RECORDS SHOWN section start
-                sv = __viaddmax_s16x2(sv, ecur[w], VP_FLOORW);
-                const uint32_t nI = __viaddmax_s16x2(Ix[w], t1.z, __viaddmax_s16x2(Mx[w], t1.y, VP_FLOORW));
-                md[w] = __viaddmax_s16x2(sv, t1.x, VP_FLOORW);
-                Mx[w] = sv; Ix[w] = nI;
-              }
-#pragma unroll
-              for (int w = 0; w + 1 < W; w += 2) { xEw = __vimax3_s16x2(xEw, Mx[w], Mx[w + 1]); dmw = __vimax3_s16x2(dmw, md[w], md[w + 1]); }
-              if (W & 1) { xEw = __vimax3_s16x2(xEw, Mx[W - 1], Mx[W - 1]); dmw = __vimax3_s16x2(dmw, md[W - 1], md[W - 1]); }
-              const int xE = __reduce_max_sync(0xffffffffu, max(vp_lo(xEw), vp_hi(xEw)));
-              if (xE >= cap) { redo = true; stop = true; break; }
-              xC = max(xC, xE + e_move);
-              xJ = max(xJ, xE + e_loop);
-              xB = max(xJ + tmove, xN + tmove);
-              const int Dmax = __reduce_max_sync(0xffffffffu, max(vp_lo(dmw), vp_hi(dmw)));
-              if (Dmax + ddbound > xB) {
-                if (!c1p) { redo = true; stop = true; break; }
-                uint32_t Bb = VP_FLOORW, Tb = 0u;
-#pragma unroll
-                for (int w = 0; w < W; ++w) { const uint32_t tdd = TR1(w).w; Bb = __viaddmax_s16x2(Bb, tdd, md[w]); Tb = __viaddmax_s16x2(Tb, __vimax3_s16x2(tdd, VP_TFLOORW, VP_TFLOORW), VP_TFLOORW); }
-                uint32_t Bs = Bb, Ts = Tb;
-#pragma unroll
-                for (int o = 1; o < 32; o <<= 1) {
-                  const uint32_t Bl = __shfl_up_sync(0xffffffffu, Bs, o), Tl = __shfl_up_sync(0xffffffffu, Ts, o);
-                  if (lane >= o) { Bs = __viaddmax_s16x2(Bl, Ts, Bs); Ts = __viaddmax_s16x2(Ts, Tl, VP_TFLOORW); }
-                }
-                uint32_t din = __shfl_up_sync(0xffffffffu, Bs, 1), Tex = __shfl_up_sync(0xffffffffu, Ts, 1);
-                if (lane == 0) { din = VP_FLOORW; Tex = 0u; }
-                const uint32_t lowexit = __shfl_sync(0xffffffffu, Bs, 31);
-                const uint32_t dmid = __byte_perm(lowexit, VP_FLOORW, 0x1054u);
-                din = __viaddmax_s16x2(dmid, Tex, din);
-                uint32_t d = din;
-#pragma unroll
-                for (int w = 0; w < W; ++w) { Dx[w] = d; d = __viaddmax_s16x2(d, TR1(w).w, md[w]); }
-              } else {
-                const uint32_t shd = __shfl_sync(0xffffffffu, md[W - 1], (lane + 31) & 31);
-#pragma unroll
-                for (int w = W - 1; w >= 1; --w) Dx[w] = md[w - 1];
-                Dx[0] = __byte_perm(shd, VP_FLOORW, sel);
-              }
-#pragma unroll
-              for (int w = 0; w < W; ++w) ecur[w] = enext[w];
+              uint32_t din = __shfl_up_sync(0xffffffffu, Bs, 1), Tex = __shfl_up_sync(0xffffffffu, Ts, 1);
+              if (lane == 0) { din = VP_FLOORW; Tex = 0u; }
+              const uint32_t lowexit = __shfl_sync(0xffffffffu, Bs, 31);
+              const uint32_t dmid = __byte_perm(lowexit, VP_FLOORW, 0x1054u);
+              din = __viaddmax_s16x2(dmid, Tex, din);
+              uint32_t d = din;
+#pragma unroll
+              for (int w = 0; w < W; ++w) { Dx[w] = d; d = __viaddmax_s16x2(d, TR1(w).w, md[w]); }
+            } else {
+              const uint32_t shd = __shfl_sync(0xffffffffu, md[W - 1], (lane + 31) & 31);
+#pragma unroll
+              for (int w = W - 1; w >= 1; --w) Dx[w] = md[w - 1];
+              Dx[0] = __byte_perm(shd, VP_FLOORW, sel);
             }
           }
-          r16 = rnext;
+          wcur = wnext;
         }
         if (!redo && xC <= VP_FLOOR + e_move) redo = true;
         if (!redo) {
@@ -163,40 +234,34 @@
           vsc = __fdiv_rn(vsc, ms.scale_w);
           vsc = __fsub_rn(vsc, 3.0f);
         }
-#undef TR0
-#undef TR1
-      }
+      }
+      Candidate cd = *cin;
       if (redo) {
-        if (lane == 0) {
-          const int pos = atomicAdd(p.redo_count, 1);
-          if (pos < p.redo_cap) p.redo[pos] = cd;
-        }
+        if (lane == 0) vit_redo(p, cd);
         continue;
       }
       cd.vitsc = vsc;
       const float seq_score = __fdiv_rn(__fsub_rn(vsc, cd.filtersc), 0.69314718055994529f);
       const double P = gumbel_surv((double)seq_score, (double)ms.evparam[2], (double)ms.evparam[3]);
       cd.P = P;
-      pass = (P <= p.F2);
-      if (lane == 0 && p.dense_vit != nullptr) p.dense_vit[(int64_t)p.model_slot[m] * p.nseq + s] = vsc;
-    }
-    if (lane == 0 && pass) {
-      const int pos = atomicAdd(p.out_count, 1);
-      if (pos < p.out_cap) p.out[pos] = cd;
-      if (p.dense_passed != nullptr) atomicOr_u8(p.dense_passed, (int64_t)p.model_slot[m] * p.nseq + s, 4);
-    }
-  }
+      if (lane == 0) {
+        if (p.dense_vit != nullptr) p.dense_vit[(int64_t)p.model_slot[cd.model] * p.nseq + s] = vsc;
+        if (P <= p.F2) vit_pass(p, cd);
+      }
+    }
+#undef TR0
+#undef TR1
   }
 }
 
 template <int W, bool TSMEM>
 static int launch_vitp_w(const FilterParams &p, int cls, int grid, cudaStream_t st) {
-  const int sm = TSMEM ? 4 * W * 64 * (int)sizeof(uint4) : 0;
+  constexpr int sm = vitp_smem_bytes(W, TSMEM);
   if (sm > 48 * 1024) {
     cudaError_t e = cudaFuncSetAttribute(vitp_kernel<W, TSMEM>, cudaFuncAttributeMaxDynamicSharedMemorySize, sm);
     if (e != cudaSuccess) return cuda_fail(e, "cudaFuncSetAttribute(vitp)");
   }
-  vitp_kernel<W, TSMEM><<<grid, 128, sm, st>>>(p, cls);
+  vitp_kernel<W, TSMEM><<<grid, VITP_THREADS, sm, st>>>(p, cls);
   cudaError_t e = cudaGetLastError();
   return e == cudaSuccess ? CKM_OK : cuda_fail(e, "vitp_kernel launch");
 }
diff --git a/checkm_b200/csrc/search.cu b/checkm_b200/csrc/search.cu
--- a/checkm_b200/csrc/search.cu
+++ b/checkm_b200/csrc/search.cu
@@ -286,17 +286,27 @@
   return CKM_OK;
 }
 
-static int run_viterbi(ckm_engine *e, FilterParams &p, bool packed) {
+static int run_viterbi(ckm_engine *e, const ckm_models *m, FilterParams &p, bool packed, DevBuf &grp) {
   int rc;
   if (packed) {
+    const int nm = (int)m->models.size();
+    const size_t nchunks = (size_t)p.in_cap / VITP_CHUNK + nm + 1;
+    const size_t words = 4 * (size_t)nm + 16 + ((size_t)p.in_cap + 1) / 2 * 2;
+    if ((rc = grp.alloc(sizeof(int32_t) * words + sizeof(int2) * nchunks))) return rc;
+    int32_t *ws = grp.as<int32_t>();
+    p.vit_cls_chunks = ws + 4 * (size_t)nm;
+    p.vit_idx = p.vit_cls_chunks + 16;
+    p.vit_chunks = reinterpret_cast<int2 *>(ws + words);
     p.vit_work = e->d_counters + CTR_VWORK;
+    if ((rc = launch_vit_group(p, nm, ws, e->prop.multiProcessorCount * 8, e->stream))) return rc;
     if ((rc = per_class<FilterParams>(e, p, launch_vitp, 8, nullptr, 0))) return rc;
+    e->stats.kernel_launches += 3;
     p.in = p.redo; p.in_count = p.redo_count; p.in_cap = p.redo_cap;
   }
   return per_class(e, p, launch_vit2, 8, launch_vit, 4);
 }
 struct Stage2 {
-  DevBuf a, b, redo;
+  DevBuf a, b, redo, vgrp;
   int32_t cap = 0;
 };
 static int run_stage2(ckm_engine *e, const SearchKnobs &k, const ckm_models *m, const ckm_seqdb *db, ActiveMasks &am, Stage1 &s1, Stage2 &s2,
@@ -318,7 +328,7 @@
   CKM_CUDA(cudaEventRecord(e->ev[EV_VIT], st));
   p.in = s2.a.as<Candidate>(); p.in_count = e->d_counters + CTR_BIAS; p.in_cap = s2.cap;
   p.out = s2.b.as<Candidate>(); p.out_count = e->d_counters + CTR_VIT; p.out_cap = s2.cap;
-  if ((rc = run_viterbi(e, p, k.vitp))) return rc;
+  if ((rc = run_viterbi(e, m, p, k.vitp, s2.vgrp))) return rc;
   CKM_CUDA(cudaEventRecord(e->ev[EV_FWD], st));
   p.in = s2.b.as<Candidate>(); p.in_count = e->d_counters + CTR_VIT; p.in_cap = s2.cap;
   p.out = s2.a.as<Candidate>(); p.out_count = e->d_counters + CTR_FWD; p.out_cap = s2.cap;
@@ -836,7 +846,7 @@
   std::vector<int32_t> slot_model((size_t)std::max(nmodels, 1));
   for (int i = 0; i < nmodels; ++i) slot_model[i] = model_idx ? model_idx[i] : i;
   const size_t nf = (size_t)std::max<int64_t>(n, 1);
-  DevBuf dsm, din, dout, dredo, dvit;
+  DevBuf dsm, din, dout, dredo, dvit, dgrp;
   if ((rc = dsm.alloc(sizeof(int32_t) * slot_model.size())) || (rc = din.alloc(sizeof(Candidate) * nf)) || (rc = dout.alloc(sizeof(Candidate) * nf)) ||
       (rc = dredo.alloc(sizeof(Candidate) * nf)) || (rc = dvit.alloc(sizeof(float) * nf))) return rc;
   CKM_CUDA(cudaMemcpyAsync(dsm.p, slot_model.data(), sizeof(int32_t) * slot_model.size(), cudaMemcpyHostToDevice, st));
@@ -851,7 +861,7 @@
     p.redo = dredo.as<Candidate>(); p.redo_count = e->d_counters + CTR_VREDO; p.redo_cap = (int32_t)nf;
     p.in = din.as<Candidate>(); p.in_count = e->d_counters + CTR_BIAS; p.in_cap = (int32_t)nf;
     p.out = dout.as<Candidate>(); p.out_count = e->d_counters + CTR_VIT; p.out_cap = (int32_t)nf;
-    if ((rc = run_viterbi(e, p, mode == 0))) return rc;
+    if ((rc = run_viterbi(e, m, p, mode == 0, dgrp))) return rc;
   }
   int32_t ctr[CTR_N];
   CKM_CUDA(cudaMemcpyAsync(ctr, e->d_counters, sizeof(ctr), cudaMemcpyDeviceToHost, st));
RECORDS SHOWN section end
| PROBLEM STATEMENT |
All lines from the one that contains "p.redo = dredo.as<Candidate>();" through the end of the listing above should be copied exactly, with nothing else.

| RESULT OF THE TASK |
     p.redo = dredo.as<Candidate>(); p.redo_count = e->d_counters + CTR_VREDO; p.redo_cap = (int32_t)nf;
     p.in = din.as<Candidate>(); p.in_count = e->d_counters + CTR_BIAS; p.in_cap = (int32_t)nf;
     p.out = dout.as<Candidate>(); p.out_count = e->d_counters + CTR_VIT; p.out_cap = (int32_t)nf;
-    if ((rc = run_viterbi(e, p, mode == 0))) return rc;
+    if ((rc = run_viterbi(e, m, p, mode == 0, dgrp))) return rc;
   }
   int32_t ctr[CTR_N];
   CKM_CUDA(cudaMemcpyAsync(ctr, e->d_counters, sizeof(ctr), cudaMemcpyDeviceToHost, st));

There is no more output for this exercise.